A former worker at a seniors home in Ontario has lost her duty of fair representation fight against her union after she alleged they pressured her to accept a settlement and did not act on her reports of discrimination related to her diabetes and Muslim faith.
The Ontario Labour Relations Board has dismissed the application, finding no evidence that the union acted in an arbitrary, discriminatory, or bad faith manner under section 74 of the Labour Relations Act, 1995.
The case involved F.N., a former employee of Glen Oaks AgeCare, who filed a complaint against the Healthcare, Office and Professional Employees Union, Local 2220, UBCJA.
F.N. alleged that the union failed to properly represent her following her termination on Sept. 9, 2023, including by cancelling arbitration hearings and pressuring her to accept an offer from the employer.
The union denied all allegations and sought dismissal of the application on the grounds that it failed to establish a prima facie violation of the Act. The Board determined that the union’s conduct did not meet the legal threshold for a breach of duty and dismissed the complaint without a hearing.
Allegations and union’s response
F.N. claimed that after her termination, the union pursued grievances on her behalf, including allegations that her five-day suspension and ultimate termination were discriminatory under the Human Rights Code. The matter proceeded to arbitration, with four hearing dates held. However, the union subsequently discontinued further arbitration dates, citing legal advice that the grievances were unlikely to succeed. According to F.N., the union pressured her to accept a financial settlement, which she refused.

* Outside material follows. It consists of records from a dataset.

@@ -1194,6 +1207,25 @@
     if (r.maxt == 3) AMAR_CHAIN_LAUNCH(3); else if (r.maxt == 4) AMAR_CHAIN_LAUNCH(4); else AMAR_CHAIN_LAUNCH(8);
 #undef AMAR_CHAIN_LAUNCH
     return amar_check_launch();
+}
+
+int amar_chain_pair_f32(const float *const *A, const int64_t *lda, int32_t Da, const int32_t *const *ids, const int32_t *base,
+                        const float *const *wpack, const int32_t *dims, const int32_t *acts, int32_t n_layers,
+                        float *const *out, const int64_t *ldo, const int64_t *P, amar_stream_t stream) {
+    if (!A || !lda || !ids || !base || !wpack || !out || !ldo || !P) return AMAR_EINVAL;
+    ChainArgs a[2];
+    amar_chain_route_info r[2];
+    for (int s = 0; s < 2; ++s)
+        if (const int rc = chain_route(A[s], lda[s], Da, ids[s], base[s], nullptr, 0, 0, nullptr, 0, 0, AMAR_ACT_NONE, wpack[s], dims, acts,
+                                       n_layers, out[s], ldo[s], nullptr, P[s], 0, nullptr, nullptr, nullptr, a[s], r[s]))
+            return rc;
+    if (r[0].kernel != AMAR_CHAIN_KERNEL_ROWS || r[1].kernel != AMAR_CHAIN_KERNEL_ROWS) return AMAR_EUNSUPPORTED;
+    if (r[0].blocks + r[1].blocks == 0) return AMAR_OK;
+    ChainArgs &m = a[0];
+    m.blocks2 = (int)r[1].blocks;
+    m.A2 = a[1].A; m.lda2 = a[1].lda; m.ids_a2 = a[1].ids_a; m.base_a2 = a[1].base_a; m.wpack2 = a[1].wpack;
+    m.out2 = a[1].out; m.ldo2 = a[1].ldo; m.P2 = a[1].P;
+    return chain_rows_launch(m, r[0], dim3((unsigned)(r[0].blocks + r[1].blocks)), static_cast<hipStream_t>(stream));
 }
 
 int amar_dual_chain_f32(const float *const *A, const int64_t *lda, const int32_t *const *ida, const int32_t *base_a,
diff --git a/deep_cbrs_amar_renaissance_amd/csrc/amar_layout.hip b/deep_cbrs_amar_renaissance_amd/csrc/amar_layout.hip
--- a/deep_cbrs_amar_renaissance_amd/csrc/amar_layout.hip
+++ b/deep_cbrs_amar_renaissance_amd/csrc/amar_layout.hip
@@ -119,6 +119,53 @@
     }
 }
 
+constexpr int SW_THREADS = 1024, SW_UNROLL = 8, SW_MAX_WINDOW = 160 * 1024 / 4;
+
+__device__ __forceinline__ void sw_place(float *img, int32_t index, int32_t lo, uint32_t count, float v) {
+    const uint32_t rel = (uint32_t)index - (uint32_t)lo;
+    if (rel < count) img[rel] = v;
+}
+
+__global__ __launch_bounds__(SW_THREADS) void scatter_windows_lds_kernel(const float *__restrict__ src, const int32_t *__restrict__ index,
+                                                                         float *__restrict__ dst, int32_t n, int32_t window, int32_t n_windows) {
+    extern __shared__ __attribute__((aligned(16))) float img[];
+    for (int w = blockIdx.x; w < n_windows; w += gridDim.x) {
+        const int32_t lo = w * window;
+        const uint32_t count = (uint32_t)min(window, n - lo);
+        const int quads = (int)(count >> 2);
+        const float4 *s4 = reinterpret_cast<const float4 *>(src + lo);
+        const int4 *i4 = reinterpret_cast<const int4 *>(index + lo);
+        int q = threadIdx.x;
+        for (; q + (SW_UNROLL - 1) * SW_THREADS < quads; q += SW_UNROLL * SW_THREADS) {
+            int4 ix[SW_UNROLL];
+            float4 v[SW_UNROLL];
+#pragma unroll
+            for (int u = 0; u < SW_UNROLL; ++u) ix[u] = i4[q + u * SW_THREADS];
+#pragma unroll
+            for (int u = 0; u < SW_UNROLL; ++u) v[u] = s4[q + u * SW_THREADS];
+#pragma unroll
+            for (int u = 0; u < SW_UNROLL; ++u) {
+                sw_place(img, ix[u].x, lo, count, v[u].x); sw_place(img, ix[u].y, lo, count, v[u].y);
+                sw_place(img, ix[u].z, lo, count, v[u].z); sw_place(img, ix[u].w, lo, count, v[u].w);
+            }
+        }
+        for (; q < quads; q += SW_THREADS) {
+            const int4 ix = i4[q];
+            const float4 v = s4[q];
+            sw_place(img, ix.x, lo, count, v.x); sw_place(img, ix.y, lo, count, v.y);
+            sw_place(img, ix.z, lo, count, v.z); sw_place(img, ix.w, lo, count, v.w);
+        }
+        const uint32_t t = 4u * quads + threadIdx.x;
+        if (t < count) sw_place(img, index[lo + t], lo, count, src[lo + t]);
+        __syncthreads();
+        float4 *d4 = reinterpret_cast<float4 *>(dst + lo);
+        const float4 *m4 = reinterpret_cast<const float4 *>(img);
+        for (q = threadIdx.x; q < quads; q += SW_THREADS) d4[q] = m4[q];
+        if (t < count) dst[lo + t] = img[t];
+        __syncthreads();
+    }
+}
+
 }
 
 extern "C" {
@@ -186,4 +233,29 @@
                        window_off, n_windows, per_xcd);
     return amar_check_launch();
 }
-}
+
+int amar_scatter_windows_f32(const float *src, const int32_t *index, float *dst, int64_t ldd, int64_t n, int32_t window,
+                             amar_stream_t stream) {
+    if (n < 0 || !src || !index || !dst || ldd < 1 || window < 1) return AMAR_EINVAL;
+    if (ldd != 1 || window > SW_MAX_WINDOW || n >= (1ll << 31)) return AMAR_EUNSUPPORTED;
+    if ((window & 3) || !amar_aligned16(src) || !amar_aligned16(index) || !amar_aligned16(dst)) return AMAR_EUNSUPPORTED;
+    if (n == 0) return AMAR_OK;
+    const int64_t n_windows = (n + window - 1) / window;
+    const size_t lds_bytes = (size_t)(((n < window ? n : window) + 3) & ~3ll) * sizeof(float);
+    static bool lds_ok[AMAR_MAX_DEVICES];
+    if (lds_bytes > 64 * 1024)
+        if (const int rc = amar_allow_lds(reinterpret_cast<const void *>(scatter_windows_lds_kernel), SW_MAX_WINDOW * sizeof(float), lds_ok)) return rc;
+    static int cus[AMAR_MAX_DEVICES];
+    int dev = 0;
+    if (hipGetDevice(&dev) != hipSuccess || dev < 0 || dev >= AMAR_MAX_DEVICES) return AMAR_ELAUNCH;
+    if (!cus[dev] && (hipDeviceGetAttribute(&cus[dev], hipDeviceAttributeMultiprocessorCount, dev) != hipSuccess || cus[dev] < 1)) {
+        cus[dev] = 0;
+        return AMAR_ELAUNCH;
+    }
+    const int64_t slots = cus[dev] >= 8 ? cus[dev] & ~7 : cus[dev];
+    const unsigned blocks = (unsigned)(n_windows < slots ? n_windows : slots);
+    hipLaunchKernelGGL(scatter_windows_lds_kernel, dim3(blocks), dim3(SW_THREADS), lds_bytes, static_cast<hipStream_t>(stream), src, index, dst,
+                       (int32_t)n, window, (int32_t)n_windows);
+    return amar_check_launch();
+}
+}
diff --git a/deep_cbrs_amar_renaissance_amd/csrc/amar_propagate.hip b/deep_cbrs_amar_renaissance_amd/csrc/amar_propagate.hip
--- a/deep_cbrs_amar_renaissance_amd/csrc/amar_propagate.hip
+++ b/deep_cbrs_amar_renaissance_amd/csrc/amar_propagate.hip
@@ -974,7 +974,7 @@
     for (int i = threadIdx.x; i < F * F; i += 256) w_lds[i] = a.W[i];
     if (a.s_self) for (int i = threadIdx.x; i < F; i += 256) { w_lds[F * F + i] = a.a_self[i]; w_lds[F * F + F + i] = a.a_neigh[i]; }
     __syncthreads();
-    constexpr int R = F == 8 ? 2 : 1;
+    constexpr int R = F == 8 ? 4 : 1;
     for (int64_t row0 = (int64_t)blockIdx.x * 256 * R + threadIdx.x; row0 < a.n_rows; row0 += (int64_t)gridDim.x * 256 * R) {
         float x[R][F], sc[R];
         bool pad[R];
@@ -1536,7 +1536,7 @@
     XwArgs a{X, ldx, F, W, C, H, ldh, copy_to, ld_copy, a_self, a_neigh, attn ? s_self : nullptr, s_neigh, n_rows, row_scale, row_ids};
     if (F == C && (F == 8 || F == 16) && (ldx & 3) == 0 && (ldh & 3) == 0 && amar_aligned16(X) && amar_aligned16(H) &&
         (!copy_to || ((ld_copy & 3) == 0 && amar_aligned16(copy_to)))) {
-        const int rows_per_block = F == 8 ? 512 : 256;
+        const int rows_per_block = F == 8 ? 1024 : 256;
         int64_t vblocks = ((int64_t)n_rows + rows_per_block - 1) / rows_per_block;
         if (vblocks > 8192) vblocks = 8192;
         if (F == 8) hipLaunchKernelGGL(rowwise_xw_vec_kernel<8>, dim3((unsigned)vblocks), dim3(256), 0, static_cast<hipStream_t>(stream), a);
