def conv2d_mfma(x, wt, iscale=None, oscale=None, obias=None, ksize=3, stride=1, pad=1,
                transposed=False):
    require_f32(x, "conv2d_mfma")
    require_f32(wt, "conv2d_mfma weight")
    x = x.contiguous()
    b, c, ih, iw = x.shape
    taps, cw, n = wt.shape
    if (wt.stride(2) == 1 and wt.stride(1) % 4 == 0 and wt.stride(1) >= n and wt.stride(0) == cw * wt.stride(1)
            and wt.data_ptr() % 16 == 0):
        ldw = wt.stride(1)
    else:
        ldw = (n + 3) // 4 * 4
        wt = torch.nn.functional.pad(wt, (0, ldw - n)) if ldw != n else wt.contiguous()
    if taps != ksize * ksize or cw != c:
        raise RuntimeError("conv2d_mfma: weight must be [k*k, C, N]; got %s for C=%d k=%d"
                           % (tuple(wt.shape), c, ksize))
    oh, ow = conv_out_size(ih, iw, ksize, stride, pad, transposed)
    for t, shape, name in ((iscale, (b, c), "iscale"), (oscale, (b, n), "oscale"), (obias, (n,), "obias")):
        if t is not None:
            require_f32(t, "conv2d_mfma " + name)
            if tuple(t.shape) != shape or not t.is_contiguous():
                raise RuntimeError("conv2d_mfma: %s must be contiguous %s" % (name, shape))
    out = torch.empty((b, n, oh, ow), dtype=x.dtype, device=x.device)
    gh, gw = (ih, iw) if transposed else (oh, ow)
    flops = 2.0 * b * gh * gw * c * n * ksize * ksize
    L = _lib.lib()
    nscr = L.sr_conv2d_scratch_floats(b, c, n, ih, iw, oh, ow, ksize, stride, pad, int(bool(transposed)))
    scratch, flags, entry = _conv_scratch(wt, nscr, (b, c, n, ih, iw, ksize, stride, pad, bool(transposed)), x)
    with on_device_of(x):
        rc = _timed("conv", (ksize, stride, int(bool(transposed)), b, c, n, gh, gw), flops,
                    lambda: L.sr_conv2d_mfma_ex(
                        _lib.ptr(out), _lib.ptr(x), _lib.ptr(wt), _lib.ptr(iscale), _lib.ptr(oscale),
                        _lib.ptr(obias), b, c, n, ldw, ih, iw, oh, ow, ksize, stride, pad,
                        int(bool(transposed)), flags, _lib.ptr(scratch), stream_of(x)))
    _lib.check(rc, "sr_conv2d_mfma")
    _scratch_written(entry, b, c, n, ih, iw, x, out)
    return out


class _Scratch:
    __slots__ = ("buf", "ready")

    def __init__(self, buf):
        self.buf, self.ready = buf, False


def _conv_scratch(wt, nscr, key, like):
    if nscr <= 0:
        return None, 0, None
    if not (getattr(wt, "_sr_frozen", False) and key[5:] == (3, 1, 1, False)) or os.environ.get("SR_U_CACHE", "1") == "0":
        return torch.empty(nscr, dtype=like.dtype, device=like.device), 0, None
    cache = wt.__dict__.setdefault("_sr_scratch", {})
    k = key + (os.environ.get("SR_WINOGRAD", "1"), os.environ.get("SR_WINO_SPLIT", "1"), wt._version, wt.data_ptr())
    hit = cache.get(k)
    if hit is None or hit.buf.numel() < nscr:
        if len(cache) >= 6:
            cache.clear()
        hit = cache[k] = _Scratch(torch.empty(nscr, dtype=like.dtype, device=like.device))
    hold_for_capture(hit.buf)
    return hit.buf, (1 if hit.ready else 0), hit


def _scratch_written(entry, b, c, n, h, w, x, out):
    if entry is None or entry.ready:
        return
    if x.is_cuda and torch.cuda.is_current_stream_capturing():
        return
    if _lib.lib().sr_conv2d_uses_winograd(b, c, n, h, w, _lib.ptr(x), _lib.ptr(out)):
        entry.ready = True


def conv2d_wgrad_mfma(x, gy, xscale=None, gscale=None, ksize=3, stride=1, pad=1, transposed=False):
    require_f32(x, "conv2d_wgrad_mfma")
    require_f32(gy, "conv2d_wgrad_mfma grad")
    x = x.contiguous()
    gy = gy.contiguous()
    b, c, ih, iw = x.shape
    b2, n, oh, ow = gy.shape
    if b2 != b or (oh, ow) != conv_out_size(ih, iw, ksize, stride, pad, transposed):
        raise RuntimeError("conv2d_wgrad_mfma: shape mismatch x %s gy %s" % (tuple(x.shape), tuple(gy.shape)))
    for t, shape, name in ((xscale, (b, c), "xscale"), (gscale, (b, n), "gscale")):
        if t is not None and (tuple(t.shape) != shape or not t.is_contiguous() or t.dtype != torch.float32):
            raise RuntimeError("conv2d_wgrad_mfma: %s must be contiguous float32 %s" % (name, shape))
    if (ksize == 1 and stride == 1 and pad == 0 and not transposed and c <= 4 and xscale is None and gscale is None
            and (ih * iw) % 4 == 0 and b * n <= 65535 and n <= 4096 and os.environ.get("SR_WGRAD_SMALL", "1") != "0"):
        from .smallconv import _dw

        return _dw(x, gy).sum(0).view(1, c, n)
    L = _lib.lib()
    nfl = L.sr_conv2d_wgrad_scratch_floats(b, c, n, ih, iw, oh, ow, ksize, stride, pad, int(bool(transposed)))
    if nfl < 0:
        raise RuntimeError("conv2d_wgrad_mfma: unsupported geometry")
    scratch = torch.empty(nfl, dtype=torch.float32, device=x.device)
    dwt = torch.empty((ksize * ksize, c, n), dtype=torch.float32, device=x.device)
    gh, gw = (ih, iw) if transposed else (oh, ow)
    flops = 2.0 * b * gh * gw * c * n * ksize * ksize
    with on_device_of(x):
        rc = _timed("wgrad", (ksize, stride, int(bool(transposed)), b, c, n, gh, gw), flops,
                    lambda: L.sr_conv2d_wgrad_mfma(
                        _lib.ptr(dwt), _lib.ptr(x), _lib.ptr(gy), _lib.ptr(xscale), _lib.ptr(gscale),
                        b, c, n, ih, iw, oh, ow, ksize, stride, pad, int(bool(transposed)),
                        _lib.ptr(scratch), stream_of(x)))
    _lib.check(rc, "sr_conv2d_wgrad_mfma")
    return dwt


_ADJOINT = {"c3": "c3", "c3s2": "t3s2", "t3s2": "c3s2", "c1": "c1"}
_GEOM = {
    "c3": (3, 1, 1, False), "c3s2": (3, 2, 0, False), "t3s2": (3, 2, 0, True), "c1": (1, 1, 0, False),
    "c1s2": (1, 2, 0, False),
}


def adjoint_weight(wt, geom, frozen=False, banked=None):
    if banked is not None and banked[0] == (geom == "c3") and not torch.is_grad_enabled():
        return banked[1]
    if frozen and not wt.requires_grad and not torch.is_grad_enabled():
        return _wp.adjoint_cached(wt, geom == "c3")
    return _wp.adjoint(wt, geom == "c3")


def _bc(s):
    return s[:, :, None, None]


class ConvFn(torch.autograd.Function):
    @staticmethod
    def forward(ctx, x, wt, iscale, oscale, bias, geom):
        mark_inputs(ctx, x, wt, iscale, oscale, bias, geom)
        k, stride, pad, tr = _GEOM[geom]
        out = conv2d_mfma(x, wt, iscale, oscale, bias, k, stride, pad, tr)
        ctx.frozen = bool(getattr(wt, "_sr_frozen", False))
        ctx.adj = getattr(wt, "_sr_adj", None)
        ctx.geom = geom
        ctx.has = (iscale is not None, oscale is not None, bias is not None)
        ctx.save_for_backward(x, wt, iscale, oscale, bias, out if oscale is not None else None)
        return out

    @staticmethod
    def backward(ctx, g):
        x, wt, iscale, oscale, bias, out = ctx.saved_tensors
        need_x, need_w, need_is, need_os, need_b = wanted(ctx)[:5]
        geom = ctx.geom
        g = g.contiguous()
        gx = gw = gis = gos = gb = None
        if need_x or need_is:
            if geom == "c1s2":
                inner = ConvFn.apply(g, adjoint_weight(wt, "c1", ctx.frozen, ctx.adj), oscale, None, None, "c1")
                dxu = torch.zeros_like(x)
                dxu[:, :, ::2, ::2] = inner
            else:
                dxu = ConvFn.apply(g, adjoint_weight(wt, geom, ctx.frozen, ctx.adj), oscale, None, None, _ADJOINT[geom])
            if need_is and need_x and iscale is not None:
                gis, gx = rowdot(x, dxu, iscale)
            else:
                if need_is:
                    gis = rowdot(x, dxu)
                if need_x:
                    gx = dxu * _bc(iscale) if iscale is not None else dxu
        if need_w:
            gw = WgradFn.apply(x, g, iscale, oscale, geom)
        if need_os:
            y0 = out - bias[None, :, None, None] if bias is not None else out
            gos = rowdot_div(g, y0, oscale)
        if need_b:
            gb = g.sum((0, 2, 3))
        return gx, gw, gis, gos, gb, None


class WgradFn(torch.autograd.Function):
    @staticmethod
    def forward(ctx, x, g, iscale, oscale, geom):
        mark_inputs(ctx, x, g, iscale, oscale, geom)
        k, stride, pad, tr = _GEOM[geom]
        ctx.geom = geom
        ctx.save_for_backward(x, g, iscale, oscale)
        return conv2d_wgrad_mfma(x, g, iscale, oscale, k, stride, pad, tr)

    @staticmethod
    def backward(ctx, gg):
        x, g, iscale, oscale = ctx.saved_tensors
        need_x, need_g, need_is, need_os = wanted(ctx)[:4]
        geom = ctx.geom
        gg = gg.contiguous()
        gx = g_g = gis = gos = None
        if need_x or need_is:
            if geom == "c1s2":
                inner = ConvFn.apply(g, adjoint_weight(gg, "c1"), oscale, None, None, "c1")
                dxu = torch.zeros_like(x)
                dxu[:, :, ::2, ::2] = inner
            else:
                dxu = ConvFn.apply(g, adjoint_weight(gg, geom), oscale, None, None, _ADJOINT[geom])
            if need_is:
                gis = rowdot(x, dxu)
            if need_x:
                gx = dxu * _bc(iscale) if iscale is not None else dxu
        if need_g or need_os:
            dgu = ConvFn.apply(x, gg, iscale, None, None, geom)
            if need_os:
                gos = rowdot(g, dgu)
            if need_g:
                g_g = dgu * _bc(oscale) if oscale is not None else dgu
        return gx, g_g, gis, gos, None


def _aliases(*tensors):
    return [t.view_as(t) if t is not None else None for t in tensors]


def conv_nba_shape_ok(x, n, noise):
    import os

    if os.environ.get("SR_WINOGRAD", "1") == "0" or x.device.type != "cuda" or x.dtype != torch.float32:
        return False
    b, c, h, w = x.shape
    ok = (h % 8 == 0 and w % 32 == 0 and c % 8 == 0 and c <= 512 and n % 64 == 0
          and b * n <= 65535 and x.is_contiguous() and x.data_ptr() % 16 == 0)
    if noise is not None:
        ok = ok and noise.dtype == torch.float32 and noise.numel() in (h * w, b * h * w) and noise.data_ptr() % 16 == 0
    return ok


def conv_nba_supported(x, wt, noise):
    return wt.shape[0] == 9 and conv_nba_shape_ok(x, wt.shape[2], noise)


def _wt_pitch(wt):
    taps, cw, n = wt.shape
    if (wt.stride(2) == 1 and wt.stride(1) % 4 == 0 and wt.stride(1) >= n and wt.stride(0) == cw * wt.stride(1)
            and wt.data_ptr() % 16 == 0):
        return wt, wt.stride(1)
    ldw = (n + 3) // 4 * 4
    return (torch.nn.functional.pad(wt, (0, ldw - n)) if ldw != n else wt.contiguous()), ldw


class ConvNBAFn(torch.autograd.Function):
    @staticmethod
    def forward(ctx, x, wt, iscale, oscale, noise, noise_w, abias, slope, gain):
        mark_inputs(ctx, x, wt, iscale, oscale, noise, noise_w, abias, slope, gain)
        b, c, h, w = x.shape
        n = wt.shape[2]
        wtp, ldw = _wt_pitch(wt)
        out = torch.empty((b, n, h, w), dtype=x.dtype, device=x.device)
        L = _lib.lib()
        nscr = L.sr_conv2d_scratch_floats(b, c, n, h, w, h, w, 3, 1, 1, 0)
        scratch, flags, entry = _conv_scratch(wt if wtp is wt else wtp, max(nscr, 1), (b, c, n, h, w, 3, 1, 1, False), x)
        bstride = 0 if noise is None or noise.numel() == h * w else h * w
        flops = 2.0 * b * h * w * c * n * 9
        with on_device_of(x):
            rc = _timed("conv", (3, 1, 0, b, c, n, h, w), flops,
                        lambda: L.sr_conv2d_nba_ex(_lib.ptr(out), _lib.ptr(x), _lib.ptr(wtp), _lib.ptr(iscale),
                                                   _lib.ptr(oscale), _lib.ptr(noise), _lib.ptr(noise_w), _lib.ptr(abias),
                                                   float(slope), float(gain), b, c, n, ldw, h, w, bstride, flags,
                                                   _lib.ptr(scratch), stream_of(x)))
        _lib.check(rc, "sr_conv2d_nba")
        _scratch_written(entry, b, c, n, h, w, x, out)
        ctx.save_for_backward(x, wt, iscale, oscale, noise, noise_w, abias, out)
        ctx.cfg = (float(slope), float(gain))
        ctx.frozen = bool(getattr(wt, "_sr_frozen", False))
        ctx.adj = getattr(wt, "_sr_adj", None)
        return out

    @staticmethod
    def backward(ctx, gy):
        from .fused_elem import _NBA

        x, wt, iscale, oscale, noise, noise_w, abias, out = ctx.saved_tensors
        slope, gain = ctx.cfg
        needs = wanted(ctx)
        if torch.is_grad_enabled() and oscale is not None:
            with torch.enable_grad():
                xa, wa, sa, da, nwa, aba = _aliases(x, wt, iscale, oscale, noise_w, abias)
                y0 = ConvFn.apply(xa, wa, sa, da, None, "c3")
                y = _NBA.apply(y0, noise, nwa, aba, slope, gain, out.detach())
                ins = (xa, wa, sa, da, None, nwa, aba)
                sel = [t for t, nd in zip(ins, needs[:7]) if nd and t is not None]
                got = iter(torch.autograd.grad(y, sel, gy, create_graph=True, allow_unused=True)) if sel else iter(())
                grads = [next(got) if (nd and t is not None) else None for t, nd in zip(ins, needs[:7])]
            return tuple(grads) + (None, None)
        want_p = bool(needs[6] or (noise is not None and needs[5]))
        if oscale is None:
            from .fused_elem import _NBABackward

            g, gb, gnw = _NBABackward.apply(gy, out, noise, slope, gain, want_p)
            rdot = None
        else:
            g, gb, gnw, rdot = _nba_bwd_dot(gy, out, noise, noise_w, abias, slope, gain, want_p)
        gx = gw = gis = gos = None
        if needs[0] or needs[2]:
            dxu = ConvFn.apply(g, adjoint_weight(wt, "c3", ctx.frozen, ctx.adj), oscale, None, None, "c3")
            if needs[2] and needs[0] and iscale is not None:
                gis, gx = rowdot(x, dxu, iscale)
            else:
                if needs[2] and iscale is not None:
                    gis = rowdot(x, dxu)
                if needs[0]:
                    gx = dxu * _bc(iscale) if iscale is not None else dxu
        if needs[1]:
            gw = WgradFn.apply(x, g, iscale, oscale, "c3")
        if needs[3] and oscale is not None:
            gos = rdot / oscale
        return (gx, gw, gis, gos, None, (gnw if noise is not None and want_p and needs[5] else None),
                (gb if want_p and needs[6] else None), None, None)


def _nba_bwd_dot(gy, out, noise, noise_w, abias, slope, gain, want_params=True):
    gy = gy.contiguous()
    b, n, h, w = out.shape
    inner = h * w
    L = _lib.lib()
    g = torch.empty_like(out)
    gb = (torch.zeros if out.numel() == 0 else torch.empty)(n if want_params else 0, dtype=out.dtype, device=out.device)
    gnw = (torch.empty if (noise is not None and out.numel() > 0) else torch.zeros)(1 if want_params else 0,
                                                                                        dtype=out.dtype, device=out.device)
    rdot = torch.empty((b, n), dtype=out.dtype, device=out.device)
    scratch = torch.empty(L.sr_noise_bias_act_bwd_dot_scratch_floats(b, n, inner), dtype=out.dtype, device=out.device)
    bstride = 0 if noise is None or noise.numel() == inner else inner
    with on_device_of(out):
        rc = L.sr_noise_bias_act_bwd_dot(_lib.ptr(g), _lib.ptr(gb) if want_params else None,
                                         _lib.ptr(gnw) if want_params else None, _lib.ptr(rdot), _lib.ptr(gy),
                                         _lib.ptr(out), _lib.ptr(noise), _lib.ptr(noise_w), _lib.ptr(abias), slope, gain,
                                         b, n, inner, bstride, _lib.ptr(scratch), stream_of(out))
    _lib.check(rc, "sr_noise_bias_act_bwd_dot")
    return g, gb, gnw, rdot


def _blur_bwd_fused():
    import os

    return os.environ.get("SR_BLUR_BWD_FUSED", "1") != "0"


def _blur_nba_bwd(gy, out, k_flipped, p0, shape257, noise, noise_w, abias, slope, gain, want_params=True):
    gy = gy.contiguous()
    b, n, oh, ow = out.shape
    L = _lib.lib()
    g257 = torch.empty(shape257, dtype=out.dtype, device=out.device)
    gb = torch.empty(n if want_params else 0, dtype=out.dtype, device=out.device)
    gnw = (torch.empty if noise is not None else torch.zeros)(1 if want_params else 0, dtype=out.dtype, device=out.device)
    rdot = torch.empty((b, n), dtype=out.dtype, device=out.device)
    scratch = torch.empty(L.sr_blur_nba_bwd_scratch_floats(b, n, shape257[2], shape257[3]), dtype=out.dtype,
                          device=out.device)
    bstride = 0 if noise is None or noise.numel() == oh * ow else oh * ow
    with on_device_of(out):
        rc = L.sr_blur_nba_bwd(_lib.ptr(g257), _lib.ptr(gb) if want_params else None,
                               _lib.ptr(gnw) if want_params else None, _lib.ptr(rdot), _lib.ptr(gy), _lib.ptr(out),
                               _lib.ptr(k_flipped), _lib.ptr(noise), _lib.ptr(noise_w), _lib.ptr(abias), slope, gain, b, n,
                               oh, ow, shape257[2], shape257[3], p0, bstride, _lib.ptr(scratch), stream_of(out))
    _lib.check(rc, "sr_blur_nba_bwd")
    return g257, gb, gnw, rdot


def upconv_nba_supported(x, wt, noise, oh, ow):
    b = x.shape[0]
    n = wt.shape[2]
    ok = (x.device.type == "cuda" and x.dtype == torch.float32 and wt.shape[0] == 9 and (oh * ow) % 4 == 0
          and b * n <= 65535)
    if noise is not None:
        ok = ok and noise.dtype == torch.float32 and noise.numel() in (oh * ow, b * oh * ow) and noise.data_ptr() % 16 == 0
    return ok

In addition, F.N. alleged that the union failed to address her complaints about harassment by coworkers and that her grievances were mishandled. She argued that the union failed to challenge testimony from the employer’s Director of Care, who she accused of providing false information regarding her workplace conduct, including allegations about extended breaks and improper use of her cellphone.
The union, in its response, stated that it had fairly represented F.N. throughout the grievance and arbitration process. It argued that it pursued her case diligently, including securing a preliminary arbitration ruling limiting evidence regarding her disciplinary record. The Union further noted that it had sought legal advice and, based on the legal opinion received, determined that continuing arbitration was unlikely to result in a better outcome than the employer’s settlement offer.
The union also maintained that it had addressed F.N.’s concerns about workplace harassment but found insufficient evidence to support filing a separate grievance on the matter.
Board’s analysis and decision
In assessing the application, the Board noted that under section 74 of the Act, a union breaches its duty of fair representation only if it acts in a manner that is arbitrary, discriminatory, or in bad faith. The Board emphasized that it does not evaluate whether a union’s decision was correct but rather whether the union acted properly in reaching its decision.
In this case, the Board found no evidence that the union’s decision to discontinue arbitration and encourage settlement was improper. Citing past case law, the Board reaffirmed that a union is entitled to rely on legal advice and consider factors such as the likelihood of success, financial costs, and overall impact on the bargaining unit when deciding whether to proceed with a grievance.
“A union may decide not to file a grievance, or at any time during the arbitration process decide to settle or withdraw a grievance, as long as its decision to do so is not contrary to the duty of fair representation,” the Board stated, citing Parekh v United Steel, 2023 CanLII 33370 (ON LRB).
The Board also rejected F.N.’s argument that the Union pressured her into accepting a settlement. It found that while she may have disagreed with the Union’s recommendation, there was no evidence to suggest coercion or bad faith. Additionally, the Board determined that the Union’s handling of the harassment allegations was not improper, as the Union had assessed the claims and found insufficient evidence to pursue further action.
Given that F.N. did not provide facts capable of supporting a conclusion that the Union breached its duty, the Board dismissed the application without a hearing, stating: “There is nothing in this application that could be said to meet the low threshold required to establish a prima facie violation of section 74 of the Act.”